Cataracts have been known to mankind for centuries. A cataract is a white or cloudy patch that develops in the eye lens, reducing the amount of light that passes through it and leading to blurred vision. The word cataract comes from the Latin word “cataracta” meaning waterfall, with the condition possibly therefore named after the white appearance of rapidly running water.
The earliest documented case of cataract was reported to be in a museum in Cairo that houses a small statue from the 5th dynasty (about 2457-2467 B.C.E.) The wooden statue of a priest reader clearly has a white patch carved into the pupil of the left eye, and is thought to represent a cataract.
Couching
Couching is the earliest surgical procedure to be used in the treatment of cataracts. Several illustrations on the inside of Egyptian temples and tombs depict surgical instruments that indicate the use of couching, a procedure that involved dislodging the eye lens to clear the cataract.
The procedure was first described by Maharshi Sushruta, an ancient Indian surgeon, in his treatise called the “Sushruta Samhita, Uttar Tantra” dating back to 800 B.C.E. The text describes the couching procedure, in which a needle is used to force the lens to towards the back of the eye. The eye would then be soaked with clarified butter and bandaged.
Couching was introduced to China during the late West Han Dynasty (206 B.C.E.-9 A.C.E). Also known of as jin pi shu, the use of the procedure spread throughout China. During the Tang Dynasty (618-907 A.C.E.), jin pi shi became combined with acupuncture and became a part of Chinese medical practice until the formation of the Republic of China in 1911 when the government claimed the procedure was unscientific.
In 1949, when the People’s Republic of China was established, the procedure was encouraged by Chairman Mao who treasured traditional Chinese medicine. After his death however, many Chinese ophthalmologists criticized jin pi shu for its high complication rate and low success rate and the operation is now gradually being faded out.
In the West, the earliest reference to cataract surgery was found in the work of Latin encyclopaedist Aulus Cornelius Celsus, which described the couching procedure in his work De Medicinae of 29 B.C.
Couching is a dangerous and unsuccessful method for treating cataracts, leading to severe complications and complete blindness in most cases.
Cataract extraction surgery
Couching was eventually replaced by cataract extraction surgery, which used a suction device to remove the lens. Bronze oral suction instruments have been found from as early as 2nd century A.C.E. In the 10th-century, Persian physician Muhammad ibn Zakariya al-Razi described the procedure and attributed it to a 2nd-century Greek physician Antyllus.
Jacques Daviel (1696–1762), a French ophthalmologist, was one of the first European physicians to successfully extract cataracts from the eye, with his first operation dated to April 8, 1747. Albrech von Graefe (1828-1870), next described his “modified linear extraction” as a new technique for the removal of cataracts.

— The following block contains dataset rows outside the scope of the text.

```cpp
hipError_t launch_get_batch(int mode, const SlotView& V, const int64_t* qa, const int64_t* qb, int64_t n, double* out, int32_t* err_out,
                            hipStream_t stream);
hipError_t launch_get_small(int mode, const SlotView& V, int64_t* io, int n, unsigned long long seq, hipStream_t stream);
enum DbgRawOp : int32_t { DBG_FIND = 0, DBG_FIND_FAST = 1, DBG_INSERT = 2, DBG_INSERT_FAST = 3, DBG_DELETE = 4, DBG_DELETE_FAST = 5,
                          DBG_PURGE = 6, DBG_REBALANCE = 7 };
hipError_t launch_dbg_raw_block(KeyArr keys, double* vals, uint64_t* occ, int64_t* sems, int64_t len, int op, int64_t key, double val,
                                int64_t from, int64_t to, int64_t m, int64_t* out, hipStream_t stream);
hipError_t launch_dbg_raw_wave(KeyArr keys, double* vals, uint64_t* occ, int64_t* sems, int64_t len, int op, int64_t key, double val,
                               int64_t from, int64_t to, int64_t m, int64_t* out, hipStream_t stream);
hipError_t launch_check(const SlotView& V, int64_t occ_words, unsigned long long* report, hipStream_t stream);
hipError_t launch_view_small(const SlotView& V, int64_t col, KeyArr out_k, double* out_v, int64_t out_cap, int64_t* meta, int64_t* host,
                             int64_t host_cells, unsigned long long seq, int64_t range_from, int64_t range_to, hipStream_t stream);
hipError_t launch_partition_range(const SlotView& V, int64_t col, int64_t* out, hipStream_t stream);

hipError_t launch_spmv_gather(const SlotView& V, const double* x, int64_t nx, double* y, int64_t ny, int pattern, int mode, hipStream_t stream);
constexpr int SPMV_ZFILL = 1;
constexpr int SPMV_PLAIN_STREAM = 2;
constexpr int64_t SPMV_SPAN_SLOTS = 512;
constexpr int SPMV_META_BLOCKS = 1024;
constexpr int SPMV_META_WORDS = 3 * SPMV_META_BLOCKS + 1;
hipError_t launch_spmv_meta(const SlotView& V, unsigned long long* scratch, unsigned long long* out6_pinned, unsigned long long seq, hipStream_t stream);
constexpr int PLAN_GROUP_SHIFT = 12;
constexpr int64_t PLAN_GROUP_SLOTS = int64_t(1) << PLAN_GROUP_SHIFT;
constexpr int PLAN_ROWS = 1024;
constexpr int PLAN_MAX_SLICES = 63;
constexpr int64_t PLAN_MAX_GROUPS = 4096;
constexpr int PLAN_DESC = 5;
struct PlanDev {
    uint32_t* cell; double* val;
    uint32_t* off;
    uint32_t* cnt;
    uint32_t* gbase;
    uint32_t* pfirst;
    uint32_t* nsem;
    uint32_t* yrow;
    int64_t groups, width, cap_cells;
    int32_t slices, pad_;
};
hipError_t launch_spmv_plan_build(const SlotView& V, int64_t nx, int64_t ny, const PlanDev& pl, unsigned long long* out3_pinned,
                                  unsigned long long seq, hipStream_t stream);
hipError_t launch_spmv_plan(const PlanDev& pl, int64_t table_len, const double* x, double* y, int64_t ny, hipStream_t stream);
hipError_t launch_spmv_scatter(const SlotView& V, const double* x, int64_t nx, double* y, int64_t ny, hipStream_t stream);

}
```

### dynamicsparsearrays.jl_amd/csrc/dsa_host.hip

```cpp
#include "host.h"

#include <dlfcn.h>

#include <algorithm>
#include <chrono>
#include <cstdlib>
#include <cstring>
#include <string>
#include <vector>

using namespace dsa;
using namespace dsa::host;

namespace {
thread_local std::string g_err;
}

namespace dsa {
namespace host {
Roctx::Roctx() {
    const char* e = getenv("DSA_ROCTX");
    if (!(e && e[0] == '1')) return;
    for (const char* n : {"librocprofiler-sdk-roctx.so.1", "librocprofiler-sdk-roctx.so", "libroctx64.so.4", "libroctx64.so"}) {
        void* lib = dlopen(n, RTLD_NOW | RTLD_GLOBAL);
        if (!lib) continue;
        push = reinterpret_cast<int (*)(const char*)>(dlsym(lib, "roctxRangePushA"));
        pop = reinterpret_cast<int (*)()>(dlsym(lib, "roctxRangePop"));
        if (push && pop) return;
        push = nullptr; pop = nullptr;
    }
}
const Roctx& roctx() { static const Roctx r; return r; }
}
}

namespace dsa {
static const char* const k_dev_switches[] = {
    "DSA_BUILD_WIDE",
    "DSA_COUNT_MODEL",
    "DSA_DBG_RUN", "DSA_DBG_SPLIT", "DSA_DBG_TIME",
    "DSA_DBG_MOVE2",
    "DSA_FAIL_BUILD",
    "DSA_FP_MODE",
    "DSA_KEYS_WIDE",
    "DSA_LOCAL_ROUNDS",
    "DSA_MODEL3",
    "DSA_MODEL5",
    "DSA_PARBATCH",
    "DSA_POS_WIDE",
    "DSA_RUN_AHEAD",
    "DSA_SPMV_PLAN",
    "DSA_SPMV_SHARE", "DSA_SPMV_STREAM",
    "DSA_SPX_XDRIVEN",
    "DSA_TIGHT",
};
const char* dev_env(const char* name) {
#ifndef NDEBUG
    bool known = false;
    for (const char* s : k_dev_switches) known = known || std::strcmp(s, name) == 0;
    if (!known) { fprintf(stderr, "dev_env: %s is not in the table of development switches\n", name); abort(); }
#endif
#ifndef DSA_DEV
    const char* on = getenv("DSA_DEV");
    if (!(on && on[0] == '1')) return nullptr;
#endif
    return getenv(name);
}

hipError_t wait_pinned_seq(const volatile void* word, uint64_t want, hipStream_t s, uint64_t mask) {
    const volatile unsigned long long* w = static_cast<const volatile unsigned long long*>(word);
    auto published = [&] { return (__atomic_load_n(w, __ATOMIC_ACQUIRE) & mask) == want; };
    auto next_query = std::chrono::steady_clock::now() + std::chrono::milliseconds(2);
    while (!published()) {
        if (std::chrono::steady_clock::now() < next_query) continue;
        const hipError_t q = hipStreamQuery(s);
        if (q == hipErrorNotReady) { next_query = std::chrono::steady_clock::now() + std::chrono::milliseconds(2); continue; }
        if (q != hipSuccess) return q;
        if (!published()) return hipErrorUnknown;
    }
    return hipSuccess;
}
void set_last_error(const char* msg) { g_err = msg ? msg : ""; }
}

namespace {

constexpr size_t PENDING_FLUSH = 1u << 16;

Pma& orient(dsa_mat* h, int32_t o) {
    if (!h->has_major) fail(DSA_EMODE, "matrix is in fill mode");
    if (o != DSA_COLMAJOR && o != DSA_ROWMAJOR) fail(DSA_EARG, "orientation must be 0 or 1");
    return o == DSA_COLMAJOR ? h->col : h->row;
}

void vec_apply(dsa_vec_t* h, const int64_t* keys, const double* vals, int64_t n) {
    int32_t err = 0;
    static const bool par = [] { const char* e = dev_env("DSA_PARBATCH"); return !(e && e[0] == '0'); }();
    int64_t done;
    if (par && n >= 128) done = run_ops_parallel(h->P, OpBatch(OP_VEC_SET, keys, nullptr, vals, n), &err);
    else {
        std::vector<Op> ops((size_t)n);
        for (int64_t i = 0; i < n; ++i) ops[(size_t)i] = make_op(OP_VEC_SET, keys[i], 0, vals[i]);
        done = run_ops(h->P, ops, &err);
    }
    const int64_t upto = err ? std::min(done + 1, n) : done;
    for (int64_t i = 0; i < upto; ++i) if (vals[i] != 0.0) h->n = std::max(h->n, keys[i]);
    if (err) fail(err, err_text(err));
}
void vec_flush(dsa_vec_t* h) {
    bind_device(h->P);
    if (h->pk.empty()) return;
    std::vector<int64_t> k; std::vector<double> v;
    k.swap(h->pk); v.swap(h->pv);
    vec_apply(h, k.data(), v.data(), (int64_t)k.size());
}
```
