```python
def conv3x3_bf16(x_nhwc: torch.Tensor, weight_cl: torch.Tensor, bias: Optional[torch.Tensor] = None,
                 temb: Optional[torch.Tensor] = None, residual_nhwc: Optional[torch.Tensor] = None,
                 tile: int = 0, split_k: int = 1, temb_div: int = 1, upsample: bool = False,
                 stride2: bool = False) -> torch.Tensor:
    _dev(x_nhwc, weight_cl, bias, temb, residual_nhwc)
    n, h, w, cin = x_nhwc.shape
    if upsample:
        h, w = 2 * h, 2 * w
    if stride2:
# ... 286 lines not shown
    M = h.numel() // C
    assert mid_blocked.numel() == M * (Kd - C) and tail_residual.numel() == M * N
    out = torch.empty_like(tail_residual)
    if partial_tiles:
        assert _blocked_storage_ok(mid_blocked, M, Kd - C), "ff_tail: the tile-major operand does not own its padded storage"
        wt = _w_tilemajor(w_cat) if W_TILEMAJOR else w_cat
        _log_call("own_linear", (M, N, Kd, "ff-tail-partial", 1), 2.0 * M * N * Kd)
        _lib.check(_lib.load().fmc_linear_bf16_fftail_partial(mid_blocked.data_ptr(), h.data_ptr(), wt.data_ptr(), _p(b_cat), tail_residual.data_ptr(),
                                                              out.data_ptr(), M, N, Kd, Kd - C, C, N, None, 0, int(W_TILEMAJOR), _stream()),
                   "fmc_linear_bf16_fftail_partial")
        return out
    part = None
    if gn_hw and gn_emit_ok(M, N, Kd, gn_hw, h.dtype):
        part = torch.empty(M // gn_hw, gn_hw // 160, 32, 2, dtype=torch.float32, device=h.device)
        gn_epilogue_calls["emitted"] += 1
    wt = _w_tilemajor(w_cat) if W_TILEMAJOR else w_cat
    _log_call("own_linear", (M, N, Kd, "ff-tail", 1), 2.0 * M * N * Kd)
    _lib.check(_lib.load().fmc_linear_bf16_fftail(mid_blocked.data_ptr(), h.data_ptr(), wt.data_ptr(), _p(b_cat), tail_residual.data_ptr(), out.data_ptr(),
                                                  M, N, Kd, Kd - C, C, N, _p(part), int(gn_hw if part is not None else 0), int(W_TILEMAJOR), _stream()),
               "fmc_linear_bf16_fftail")
    if part is not None:
        out._fmc_gn = (part, N)
    return out


def linear_gn(x: torch.Tensor, weight: torch.Tensor, bias, residual, alpha: float, residual2, hw: int):
    _dev(x, weight, bias, residual)
    N, Kd = weight.shape
    M, ldx = _rows2d(x)
    out = torch.empty(*x.shape[:-1], N, dtype=x.dtype, device=x.device)
    part = torch.empty(M // hw, hw // 160, 32, 2, dtype=torch.float32, device=x.device)
    ldres = 0 if residual is None else _rows2d(residual)[1]
    gn_epilogue_calls["emitted"] += 1
    wt = _w_tilemajor(weight) if W_TILEMAJOR else weight
    _log_call("own_linear", (M, N, Kd, "gn", (residual is not None) + (residual2 is not None)), 2.0 * M * N * Kd)
    _lib.check(_lib.load().fmc_linear_bf16_gn(x.data_ptr(), wt.data_ptr(), _p(bias), _p(residual), out.data_ptr(), M, N, Kd, ldx, ldres, N,
                                              float(alpha), _p(residual2), part.data_ptr(), int(hw), int(W_TILEMAJOR), _stream()), "fmc_linear_bf16_gn")
    out._fmc_gn = (part, N)
    return out


def conv3x3_gn(x_nhwc: torch.Tensor, weight_cl: torch.Tensor, bias, temb, residual_nhwc, temb_div: int, upsample: bool, stride2: bool):
    n, h, w, cin = x_nhwc.shape
    if upsample:
        h, w = 2 * h, 2 * w
    if stride2:
# ... 555 lines not shown
    n320 = (key[5] if key[0] == "conv" else key[2]) % 320 == 0
    cands = tuple(t for t in GEMM_TILES + tuple(extra_arms)
                  if (t != 15 or k320)
                  and (not (ARM_160 <= t < ARM_160 + 5 or ARM_160B <= t < ARM_160B + 5 or t == ARM_256) or n320))
    if use is not None and not (use in cands or (use == 0 and not no_lib) or (use == -1 and key not in _tune_log)):
        _choice.pop(key, None)
        _tune_log.pop(key, None)
        stale_table_entries[0] += 1
        use = None
    if use is None:
        if not AUTOTUNE or torch.cuda.is_current_stream_capturing():
            return 0 if not (static_hip or no_lib) else -1
        times = ([] if no_lib else [(_time_ms(lib_fn), 0)]) + [(_time_ms(lambda t=t: hip_fn(t)), t) for t in cands]
        use = min(times)[1]
        _choice[key] = use
        _tune_log[key] = {arm: round(ms, 4) for ms, arm in times}
        _cache_state["dirty"] = True
    return use


def linear(x: torch.Tensor, weight: torch.Tensor, bias: Optional[torch.Tensor] = None,
           residual: Optional[torch.Tensor] = None, alpha: float = 1.0, x2: Optional[torch.Tensor] = None,
           residual2: Optional[torch.Tensor] = None, gn_hw: int = 0, ln: Optional["LnSpec"] = None,
           lazy_residual: bool = False) -> torch.Tensor:
    import torch.nn.functional as F
    pend = getattr(x, "_fmc_pending_ln", None)
    if pend is not None:
        if (x2 is None and residual is None and residual2 is None and alpha == 1.0 and not gn_hw and ln is None and weight.is_contiguous()
                and lnc_ok(x, weight)):
            dispatch_calls["linear"]["own"] += 1
            return linear_lnc(x, weight, bias, pend)
        x = resolve_pending_ln(x)

    def lib():
        xin = x if x2 is None else torch.cat([x, x2], dim=-1)
        if alpha == 1.0 and vendor_linear_ok(xin, weight, bias, residual):
            y = vendor_linear(xin, weight, bias, residual)
            return y if residual2 is None else y + residual2
        y = F.linear(xin, weight, bias)
        _log_call("vendor", (xin.numel() // xin.shape[-1], weight.shape[0], weight.shape[1], bias is not None, False), 2.0 * xin.numel() * weight.shape[0])
        if residual is not None:
            y = torch.add(residual, y, alpha=alpha)
            return y if residual2 is None else y + residual2
        return y if alpha == 1.0 else y * alpha

    N, Kd = weight.shape
    if (F32_GEMM and x.is_cuda and x.dtype == torch.float32 and weight.dtype == torch.float32 and Kd % 64 == 0 and N % 8 == 0
# ... 11 lines not shown
        dispatch_calls["linear"]["ineligible"] += 1
        return lib()
    M = x.numel() // x.shape[-1]
    if ln is not None and x2 is None and not gn_hw and ln_emit_ok(x, weight, residual, residual2, ln):
        dispatch_calls["linear"]["own"] += 1
        return linear_ln(x, weight, bias, residual, alpha, residual2, ln)
    if (gn_hw and x2 is None and x.is_contiguous() and gn_emit_ok(M, N, Kd, gn_hw, x.dtype)
            and (residual is None or (residual.is_contiguous() and residual.dtype == x.dtype))
            and (residual2 is None or residual2.is_contiguous())):
        dispatch_calls["linear"]["own"] += 1
        return linear_gn(x, weight, bias, residual, alpha, residual2, gn_hw)
    key = ("lin", M, N, Kd, bias is not None, (residual is not None) + (residual2 is not None),
           0 if x2 is None else x.shape[-1])
    hip = lambda tile: (linear4_bf16(x, weight, bias, residual, alpha, residual2) if tile == ARM_G4
                        else linear_bf16(x, weight, bias, residual, alpha, tile=tile, x2=x2, residual2=residual2))
    small = (ARM_SMALLM, ARM_SMALLM + 2) if (M <= 2560 and x2 is None and residual2 is None) else ()
    t160 = ((M + 159) // 160) * ((N + 159) // 160)
    if (LINEAR4 and x2 is None and weight.is_contiguous() and 48 <= t160 <= 640 and Kd >= 320
            and _lib.load().fmc_linear4_supported(M, N, Kd, _rows2d(x)[1])
            and (residual is None or _rows2d(residual)[1] % 8 == 0)
            and (residual2 is None or (residual is not None and _rows2d(residual2)[1] == _rows2d(residual)[1]))):
        small = small + (ARM_G4,)
    use = _pick(key, hip, lib, Kd <= 640 and N <= 1024 and M >= 16384, split_arms(M, N, Kd) + small,
                k320=(Kd == 320 and N % 320 == 0 and M % 64 == 0 and x2 is None and residual2 is None))
    if (use == 0 and lazy_residual and LAZY_RESIDUAL and residual is not None and residual2 is None and alpha == 1.0 and x2 is None
            and N in (320, 640, 1280) and residual.is_contiguous() and not torch.is_grad_enabled()
            and not vendor_linear_ok(x, weight, bias, residual)):
        dispatch_calls["linear"]["vendor"] += 1
        y = F.linear(x, weight, bias)
        y._fmc_pending_add = residual
        return y
    dispatch_calls["linear"]["vendor" if use == 0 else "own"] += 1
    return lib() if use == 0 else hip(max(use, 0))


def geglu_linear(x: torch.Tensor, weight: torch.Tensor, bias, weight_il: torch.Tensor, bias_il, weight_il160=None,
                 bias_il160=None) -> torch.Tensor:
    import torch.nn.functional as F
    pend = getattr(x, "_fmc_pending_ln", None)
    if pend is not None:
        if weight_il160 is not None and weight_il160.is_contiguous() and lnc_ok(x, weight_il160):
            return linear_lnc(x, weight_il160, bias_il160, pend, geglu=True)
        x = resolve_pending_ln(x)
    lib = lambda: geglu(F.linear(x, weight, bias))
    if (F32_GEMM and x.is_cuda and x.dtype == torch.float32 and weight_il.dtype == torch.float32 and weight_il.shape[0] % 64 == 0
            and weight_il.shape[1] % 64 == 0 and x.is_contiguous()):
        N, Kd = weight.shape
# ... 781 lines not shown
```

synfmc_amd/models/layers.py:

```python
from __future__ import annotations

import os

import math
from typing import Optional

import torch
import torch.nn.functional as F
from torch import nn

from .. import hip_ops as K
from ..derived import derived, drop


def to_tokens(x: torch.Tensor) -> torch.Tensor:
    n, c, h, w = x.shape
    t = x.permute(0, 2, 3, 1)
    if not t.is_contiguous():
        t = t.contiguous()
    return K.carry_gn(x, t.view(n, h * w, c))


def from_tokens(t: torch.Tensor, h: int, w: int) -> torch.Tensor:
    n, _, c = t.shape
# ... 706 lines not shown
        pending = getattr(h, "_fmc_pending_add", None) is not None or getattr(h, "_fmc_ln", None) is not None \
            or getattr(h, "_fmc_pending_ln", None) is not None
        if not pending and self.ln_partial_route(h):
            return self._forward_ln_partial(h, norm, residual, tail)
        if not K.geglu_ln_direct_ok(h, w) or pending:
            return None
        M = h.numel() // h.shape[-1]
        pipe = K.geglu_ln_pipe_ok(h, w) and (h.shape[-1] == 320 or K.GEGLU_PIPE_640)
        var = K.geglu_pipe_variant(M, h.shape[-1]) if pipe else -1
        frag = derived(self, "_geglu_frag", [w], lambda: K.pack_geglu_frag(w, 16 if var == 1 else 32) if pipe else K.pack_geglu_frag80(w), extra=(var,))
        blocked = K.geglu_direct_blocked_ok(h, out.weight, residual)
        if pipe:
            mid = K.geglu_ln_pipe(h, f32_param(norm, "weight"), f32_param(norm, "bias"), norm.eps, frag, proj.proj.bias, w.shape[0] // 2, blocked=blocked,
                                  variant=var)
        else:
            mid = K.geglu_ln_direct(h, f32_param(norm, "weight"), f32_param(norm, "bias"), norm.eps, frag, proj.proj.bias, w.shape[0] // 2, blocked=blocked)
        if blocked and tail is not None and residual is h and K.ff_tail_ok(h, out.weight, tail[0], tail[2]):
            wc, bc = self._tail_weights(tail[0], tail[1])
            y = K.ff_tail(mid, h, wc, bc, tail[2], tail[3])
            y._fmc_tail = True
            return y
        if blocked:
            return K.linear_from_blocked(mid, out.weight, out.bias, residual)
        return out(mid, residual=residual)

    def forward(self, hidden_states, scale: float = 1.0, residual: Optional[torch.Tensor] = None):
        proj, out = self.net[0], self.net[2]
        if not torch.is_grad_enabled() and own_trainable(out, hidden_states):
            return shadow_twin(self)(hidden_states, residual=residual)
        il = proj.interleaved() if (hidden_states.is_cuda and hidden_states.dtype == torch.bfloat16 and not torch.is_grad_enabled()) else None
        if il is not None and K.ff_blocked_ok(hidden_states, il[2], out.weight, residual):
            mid = K.geglu_linear_blocked(hidden_states, il[2], il[3])
            return K.linear_from_blocked(mid, out.weight, out.bias, residual)
        return out(proj(hidden_states), residual=residual)


class BasicTransformerBlock(nn.Module):
    def __init__(self, dim, num_attention_heads, attention_head_dim, dropout=0.0, cross_attention_dim=None,
                 activation_fn="geglu", attention_bias=False, only_cross_attention=False,
                 double_self_attention=False, upcast_attention=False, norm_elementwise_affine=True,
                 norm_type="layer_norm", norm_eps=1e-5, final_dropout=False):
        super().__init__()
        assert norm_type == "layer_norm" and not only_cross_attention and not double_self_attention
        self.norm1 = LayerNorm(dim, elementwise_affine=norm_elementwise_affine, eps=norm_eps)
        self.attn1 = Attention(query_dim=dim, heads=num_attention_heads, dim_head=attention_head_dim, dropout=dropout,
                               bias=attention_bias, upcast_attention=upcast_attention)
# ... 163 lines not shown
```

Baseline: 41.64 steps/s.

## Fuse FF output and tail projection via row-major second-A GEMM segment

Adds a second row-major A operand to the gemm8 and gemm160 token-mode kernels. Past a K split point they load from a separate tensor, so a GEMM can read the concatenation [mid | h] without building it in memory. The feed-forward path for C=640 row-major (non-blocked) layers uses this to fold the FF output projection and the following tail projection into one GEMM with concatenated weights. This removes an intermediate write/read and a launch. In exchange, persistent gemm160 is disabled for this case, and the new kernel template variants add code size.

```diff
diff --git a/synfmc_amd/csrc/gemm_conv.hip b/synfmc_amd/csrc/gemm_conv.hip
--- a/synfmc_amd/csrc/gemm_conv.hip
+++ b/synfmc_amd/csrc/gemm_conv.hip
@@ -651,9 +651,10 @@
     }
 }
 
-template <int MODE, int EPI, int PF, int ROLE>
+template <int MODE, int EPI, int PF, int ROLE, int A2 = 0>
 __global__ __launch_bounds__(512, 2)
 void gemm8_kernel(const GemmParams P) {
+    static_assert(!A2 || (MODE == 0 && ROLE == 0), "the second A segment exists in token mode on the plain grid");
     constexpr int BM = 256, BN = 256, BK = 64, NT = 512;
     constexpr int STAGE_ELEMS = (BM + BN) * BK;
     constexpr int VMW = 2 * (PF - 2);
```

Introduction of the artificial intraocular lens
The pioneer of artificial intraocular lens transplant surgery was the English ophthalmologist Sir Nicholas Harold Lloyd Ridley who performed the first procedure in 1949. For the artificial eye lens, Ridley used a material called polymethylmethacrylate (PMMA), which became the gold standard as the substance to use for implant procedures.
Ridley noticed that Royal Air force pilots whose canopies had been struck with bullets seemed to tolerate any pieces of PMMA that had been left in their eyes. On 29 November 1949, Ridley performed the first successful intraocular lens transplant using the material at St. Thomas’s Hospital in London.
Advent of phacoemulsification
Phacoemulsification was introduced by ophthalmologist Charles D. Kelman in 1967. The technique uses ultrasonic waves to break down the nucleus of the crystalline lens so that cataracts can be removed without the need for a large incision into the cornea. With this new method of surgery, patients experienced less pain and could spend less time in hospital.